Installation view, Alex Hubbard, Chemical Compulsion, Galerie Eva Presenhuber, Maag Areal, Zurich, 2017
Galerie Eva Presenhuber is pleased to present the third solo exhibition of Los Angeles-based artist Alex Hubbard. Hubbard is a painter and video artist. He weaves together both fields by using the same approach in each medium and thereby rethinks video, painting, and their connections.
In his earlier videos, which are usually shot from a fixed perspective, he arranges material such as blankets, foil, screens, flowers, air balloons, or simply garbage. He cuts them with the help of different tools, paints them, or simply spills paint on them. Sometimes he layers different motions, creating gravityless and timeless floating movements. Sharply cut and underlaid with sounds synchronized with their actions, the videos become almost animation-like. The unexpected movements, like swiping things with a hand and causing them to break, and the physical power eminent in this gives a layer of absurd tension and sometimes a comic impression to the videos.

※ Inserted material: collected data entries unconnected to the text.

@@ -117,14 +135,14 @@
         return __shfl(e, 0);
     };
     if (strips && (bx1 - bx0) * gg.inv_s0 * ((by1 - by0) * gg.inv_s0) > POINTS_MODE_BLOCK_CELLS) {
-        if (lane == 0) atomicAdd(a.points_wanted, 1u);
+        if (lane == 0) note_points_wanted();
     }
     if (!strips && (bx1 - bx0) * gg.inv_s0 * ((by1 - by0) * gg.inv_s0) > POINTS_MODE_BLOCK_CELLS && walk_candidates() <= 4.f * (float)cap) {
         for (int t = 0; t < TPW; ++t) {
             if (tile0 + (uint32_t)t >= ntiles) break;
             if (lane < TILE_HDR_WORDS)
                 a.hdr[(size_t)(tile0 + (uint32_t)t) * TILE_HDR_WORDS + lane] = lane == 0 ? (TILE_MODE_POINTS << TILE_MODE_SHIFT) : 0u;
-            if (lane == 0) a.ptiles[atomicAdd(a.n_points, 1u)] = tile0 + (uint32_t)t;
+            if (lane == 0) queue_points_tile(tile0 + (uint32_t)t);
         }
         return;
     }
@@ -280,7 +298,10 @@
         if (guard) {
             const float4 tb = lds.tbox[t];
             const float wx = tb.z - tb.x, wy = tb.w - tb.y;
-            if (!(wx * a.guard_n[0] <= a.guard_e[0] && wy * a.guard_n[1] <= a.guard_e[1]) && lane == 0) *a.lattice_broken = 1u;
+            if (!(wx * a.guard_n[0] <= a.guard_e[0] && wy * a.guard_n[1] <= a.guard_e[1]) && lane == 0) {
+                *a.lattice_broken = 1u;
+                if (a.home) stats_home(a.home, HOME_LATTICE_BROKEN, 1u);
+            }
         }
         const bool tl_over = FWD_ONLY ? goverflow[t] : overflow[t];
         overflow[t] = tl_over && goverflow[t];
@@ -292,13 +313,13 @@
             const float4 tb = lds.tbox[t];
             const float wx = tb.z - tb.x, wy = tb.w - tb.y;
             if (strips && wx * gg.inv_s0 * (wy * gg.inv_s0) > POINTS_MODE_MIN_CELLS) {
-                if (lane == 0) atomicAdd(a.points_wanted, 1u);
+                if (lane == 0) note_points_wanted();
             }
             if (!strips && wx * gg.inv_s0 * (wy * gg.inv_s0) > POINTS_MODE_MIN_CELLS && walk_candidates() <= 4.f * (float)(longest < cap ? longest : cap)) {
                 overflow[t] = false; rebuild[t] = false;
                 if (lane < 5)
                     a.hdr[(size_t)(tile0 + (uint32_t)t) * TILE_HDR_WORDS + lane] = lane == 0 ? (TILE_MODE_POINTS << TILE_MODE_SHIFT) : 0u;
-                if (lane == 0) a.ptiles[atomicAdd(a.n_points, 1u)] = tile0 + (uint32_t)t;
+                if (lane == 0) queue_points_tile(tile0 + (uint32_t)t);
                 continue;
             }
         }
@@ -369,7 +390,7 @@
         if (!strips && (tx1 - tx0) * gg.inv_s0 * ((ty1 - ty0) * gg.inv_s0) > POINTS_MODE_MIN_CELLS && walk_candidates() <= 4.f * (float)cap) {
             if (lane < 5)
                 a.hdr[(size_t)(tile0 + (uint32_t)t) * TILE_HDR_WORDS + lane] = lane == 0 ? (TILE_MODE_POINTS << TILE_MODE_SHIFT) : 0u;
-            if (lane == 0) a.ptiles[atomicAdd(a.n_points, 1u)] = tile0 + (uint32_t)t;
+            if (lane == 0) queue_points_tile(tile0 + (uint32_t)t);
             continue;
         }
         uint32_t nr = 0;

Both his videos and paintings are created according to a ‘not so perfect plan’, that is, a plan made to fail. This is foundational to the precarious tension of the crashes and other movements in the videos. In his paintings, Hubbard uses the volatile, fast-drying materials of urethane, resin, and fiber-glass. Once applied to the surface, these materials cannot be changed. Therefore his paintings, like the videos, always have the potential to unmoor themselves from their original plan. This gives the paintings a lot of space for accidents and unpredictabilities to take place during the process.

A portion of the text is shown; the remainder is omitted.